Djawanews - Pagi tadi aktvitas Sri Mulyani berbeda. Dia bukan rapat di kantor. Menteri Keuangan ini memilih datang ke Pasar Santa, Kebayoran, Jakarta Selatan.
Sri Mulyani memang sekalian belanja sayur-sayuran, buah serta bumbu dapur. Tapi selain belanja, dia bawa misi khusus. Menjelaskan detail kepada para pedagang soal isu sembako akan dikenakan pajak.
Sri Mulyani bertemu dengan Runingsih, penjual bumbu-bumbu. Secara terus terang, Runingsih mengaku khawatir dengan adanya pemberitaan rencana pajak sembako. Kalau itu terjadi, mau tidak mau akan menaikkan harga jual.
"Saya jelaskan pemerintah tidak mengenakan pajak sembako yang dijual di pasar tradisional yang menjadi kebutuhan masyarakat umum," tegas Sri Mulyani melalui akun Facebooknya.
Sri Mulyani kemudian menjelaskan kepada Runingsih dengan bahasa sederhana. Katanya, pajak tidak asal dipungut untuk penerimaan negara, namun disusun untuk melaksanakan azas keadilan.
Misalnya beras produksi petani Indonesia seperti Cianjur, Rojolele hingga Pandan Wangi. Beras-beras ini merupakan bahan pangan pokok dan dijual di pasar tradisional, tidak dipungut pajak (PPN).

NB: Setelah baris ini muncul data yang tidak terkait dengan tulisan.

+size_t cost_order_temp_bytes(uint32_t n_padded) {
+    size_t bytes = 0;
+    (void)rocprim::radix_sort_keys(nullptr, bytes, (const uint64_t*)nullptr, (uint64_t*)nullptr, (size_t)n_padded, 0u, 64u, (hipStream_t) nullptr);
+    return bytes;
+}
+hipError_t launch_cost_order(const PtParams& p, uint32_t n_padded, uint64_t* keys, uint64_t* keys_sorted, void* temp, size_t temp_bytes, uint32_t* table, hipStream_t stream) {
+    if (n_padded == 0) return hipSuccess;
+    if (p.item_cost == nullptr || (n_padded & 255u) != 0 || n_padded < p.n_items) return hipErrorInvalidValue;
+    const uint32_t blocks = n_padded / 256u;
+    hipLaunchKernelGGL(k_cost_order_keys, dim3(blocks), dim3(256), 0, stream, p, n_padded, keys);
+    hipError_t e = hipGetLastError();
+    if (e != hipSuccess) return e;
+    e = rocprim::radix_sort_keys(temp, temp_bytes, (const uint64_t*)keys, keys_sorted, (size_t)n_padded, 0u, 64u, stream);
+    if (e != hipSuccess) return e;
+    hipLaunchKernelGGL(k_cost_order_table, dim3(blocks), dim3(256), 0, stream, (const uint64_t*)keys_sorted, n_padded, table);
+    return hipGetLastError();
+}
+
+}
diff --git a/akari_render_amd/csrc/device/pt_pass.h b/akari_render_amd/csrc/device/pt_pass.h
--- a/akari_render_amd/csrc/device/pt_pass.h
+++ b/akari_render_amd/csrc/device/pt_pass.h
@@ -49,7 +49,14 @@
     }
     const uint32_t item = blockIdx.x * 256u + threadIdx.x;
     uint32_t px = 0, py = 0;
-    const bool in_frame = item < p.n_items && item_to_pixel(p, item, px, py);
+    bool in_frame;
+    if (p.item_pixels != nullptr) {
+        const uint32_t t = p.item_pixels[item];
+        in_frame = t != kInvalid;
+        if (in_frame) { py = t / p.width; px = t - py * p.width; }
+    } else {
+        in_frame = item < p.n_items && item_to_pixel(p, item, px, py);
+    }
     const uint32_t pix = px + py * p.width;
     uint32_t sx, sy;
     shifted_pixel(p, px, py, sx, sy);
@@ -173,6 +180,7 @@
             else path_step<FD ? 1 : 0, TEX, PMJ, 0, ABSENT, INST, ENV, LENS, FEAT, PUNCT, LTREE>(q, r, hit, found, occluded, pix, sx, sy);
         }
     }
+    if (p.item_cost != nullptr) p.item_cost[item] = r.c_closest;
     flush_counters(p, r, tc.cnt, BVH);
 }
 
diff --git a/akari_render_amd/csrc/host/api_internal.h b/akari_render_amd/csrc/host/api_internal.h
--- a/akari_render_amd/csrc/host/api_internal.h
+++ b/akari_render_amd/csrc/host/api_internal.h
@@ -202,6 +202,8 @@
     std::vector<std::pair<hipEvent_t, hipEvent_t>> pending;
     double kernel_ms = 0.0;
     PtVariant variant{};
+    int cost_order_mode = 1;
+    bool plan_cost_order = false;
     PtParams params;
     bool holds_scene = false;
     akr_film *feat_albedo = nullptr, *feat_normal = nullptr;
@@ -259,6 +261,15 @@
     std::string spec_status = "not requested";
     DevBuf active_tiles;
     bool active_set = false;
+    int cost_order = 0;
+    bool cost_recorded = false;
+    DevBuf item_cost, item_pixels, cost_keys, cost_keys_sorted, cost_sort_tmp;
+    float cost_sort_ms = 0.0f;
+    hipEvent_t cost_ev0 = nullptr, cost_ev1 = nullptr;
+    ~akr_pt_session() override {
+        if (cost_ev0) (void)hipEventDestroy(cost_ev0);
+        if (cost_ev1) (void)hipEventDestroy(cost_ev1);
+    }
 };
 
 namespace akr_api {
@@ -301,8 +312,11 @@
     PtVariant v;
     uint32_t simple_scene, defer_metal, defer_flags;
     uint32_t stage_bytes[13], stage_total, tex_slots;
-};
-PtPlan pt_plan(const akr_scene* s, const akr_pt_config& c, const TuningOptions& opt, bool spec_active, int spec_waves, bool feat = false);
+    bool cost_order;
+};
+PtPlan pt_plan(const akr_scene* s, const akr_pt_config& c, const TuningOptions& opt, bool spec_active, int spec_waves, bool feat = false, int cost_order = 1);
+int cost_order_mode();
+int cost_order_mode_set(int mode);
 std::string pt_features_refusal(const akr_scene* s, const TuningOptions& t);
 PtVariant pt_scene_facts(const akr_scene* s, const akr_pt_config& c);
 std::string pt_punctual_refusal(const akr_scene* s, const TuningOptions& t);
diff --git a/akari_render_amd/csrc/host/api_probe.cpp b/akari_render_amd/csrc/host/api_probe.cpp
--- a/akari_render_amd/csrc/host/api_probe.cpp
+++ b/akari_render_amd/csrc/host/api_probe.cpp
@@ -383,6 +383,38 @@
     *out = {o.name, o.env, o.def, o.ranged, o.lo, o.hi};
     return AKR_OK;
 }
+AKR_TEST_API int32_t akr_probe_pt_cost_order_mode(int32_t mode, int32_t* previous) {
+    if (mode < 0 || mode > 2) return fail(AKR_ERR_INVALID_ARGUMENT, "akr_probe_pt_cost_order_mode: mode must be 0, 1 or 2");
+    const int before = cost_order_mode_set(mode);
+    if (previous) *previous = before;
+    return AKR_OK;
+}
+AKR_TEST_API int32_t akr_probe_pt_cost_order(akr_pt_session* se, uint32_t* state, uint32_t* cost, uint32_t* table, uint32_t capacity, uint32_t* n_table, float* sort_ms) {
+    if (!se || !state || !n_table) return fail(AKR_ERR_INVALID_ARGUMENT, "akr_probe_pt_cost_order: NULL argument");
+    return guarded([&] {
+        se->ctx->bind();
+        HIP_CHECK(hipStreamSynchronize(se->ctx->stream));
+        *state = (uint32_t)se->cost_order;
+        *n_table = (uint32_t)(se->item_pixels.bytes / sizeof(uint32_t));
+        if (cost) {
+            if (!se->item_cost.p || se->active_set) throw std::invalid_argument("akr_probe_pt_cost_order: the session has no cost map, or renders an active-tile list");
+            DevBuf map;
+            map.alloc(se->film->n_floats() / 7 * sizeof(uint32_t));
+            HIP_CHECK(hipMemsetAsync(map.p, 0, map.bytes, se->ctx->stream));
+            HIP_CHECK(launch_cost_to_pixels(se->params, se->item_cost.as<uint32_t>(), map.as<uint32_t>(), se->ctx->stream));
+            HIP_CHECK(hipStreamSynchronize(se->ctx->stream));
+            HIP_CHECK(hipMemcpy(cost, map.p, map.bytes, hipMemcpyDeviceToHost));
+        }
+        if (table && *n_table) {
+            if (capacity < *n_table) throw std::invalid_argument("akr_probe_pt_cost_order: the table has " + std::to_string(*n_table) + " entries");
+            HIP_CHECK(hipMemcpy(table, se->item_pixels.p, se->item_pixels.bytes, hipMemcpyDeviceToHost));
+        }
+        if (sort_ms) {
+            *sort_ms = 0.0f;
+            if (se->cost_ev1) HIP_CHECK(hipEventElapsedTime(sort_ms, se->cost_ev0, se->cost_ev1));
+        }
+    });
+}
 AKR_TEST_API int32_t akr_probe_camera_rays(akr_context* ctx, akr_scene* scene, uint32_t filter_type, float filter_radius, uint32_t n, const uint32_t* pixels2,
                                       const float* u4, float* out6) {
     if (!ctx || !scene || !pixels2 || !u4 || !out6) return fail(AKR_ERR_INVALID_ARGUMENT, "akr_probe_camera_rays: NULL argument");
diff --git a/akari_render_amd/csrc/host/api_pt.cpp b/akari_render_amd/csrc/host/api_pt.cpp
--- a/akari_render_amd/csrc/host/api_pt.cpp
+++ b/akari_render_amd/csrc/host/api_pt.cpp
@@ -41,7 +41,10 @@
         return "unsupported: akr_pt_begin_features: the scene has a " + punctual_light_name(s->cs) + "; the kernels that sample punctual lights collect no guides -- render them with akr_aov_render";
     return "";
 }
-PtPlan akr_api::pt_plan(const akr_scene* s, const akr_pt_config& c, const TuningOptions& opt, bool spec_active, int spec_waves, bool feat) {
+static std::atomic<int> g_cost_order_mode{1};
+int akr_api::cost_order_mode() { return g_cost_order_mode.load(); }
+int akr_api::cost_order_mode_set(int mode) { return mode >= 0 && mode <= 2 ? g_cost_order_mode.exchange(mode) : g_cost_order_mode.load(); }
+PtPlan akr_api::pt_plan(const akr_scene* s, const akr_pt_config& c, const TuningOptions& opt, bool spec_active, int spec_waves, bool feat, int cost_order) {
     const CompiledScene& cs = s->cs;
     PtPlan pl{};
     PtVariant& v = pl.v = pt_scene_facts(s, c);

Namun beras premium impor seperti beras basmati, beras shirataki yang harganya bisa 5-10 kali lipat dan dikonsumsi masyarakat kelas atas, seharusnya dipungut pajak. Termasuk daging sapi premium seperti daging sapi Kobe, Wagyu yang harganya 10-15 kali lipat harga daging sapi biasa.
"Itu asas keadilan dalam perpajakan yang lemah dibantu dan dikuatkan dan yang kuat membantu dan berkontribusi," jelas Sri Mulyani.
Dia jelaskan, pemerintahan Jokowi justru memberikan banyak insentif pajak untuk memulihkan ekonomi. Pajak UMKM, pajak karyawan (PPH 21) dibebaskan dan ditanggung pemerintahan. Pemerintah membantu rakyat melalui bantuan sosial, bantuan modal UMKM seperti yang telah diterima pedagang sayur di Pasar Santa tersebut, diskon listrik rumah tangga kelas bawah, internet gratis bagi siswa, mahasiswa dan guru.
"Jangan mudah termakan hasutan," tandasnya.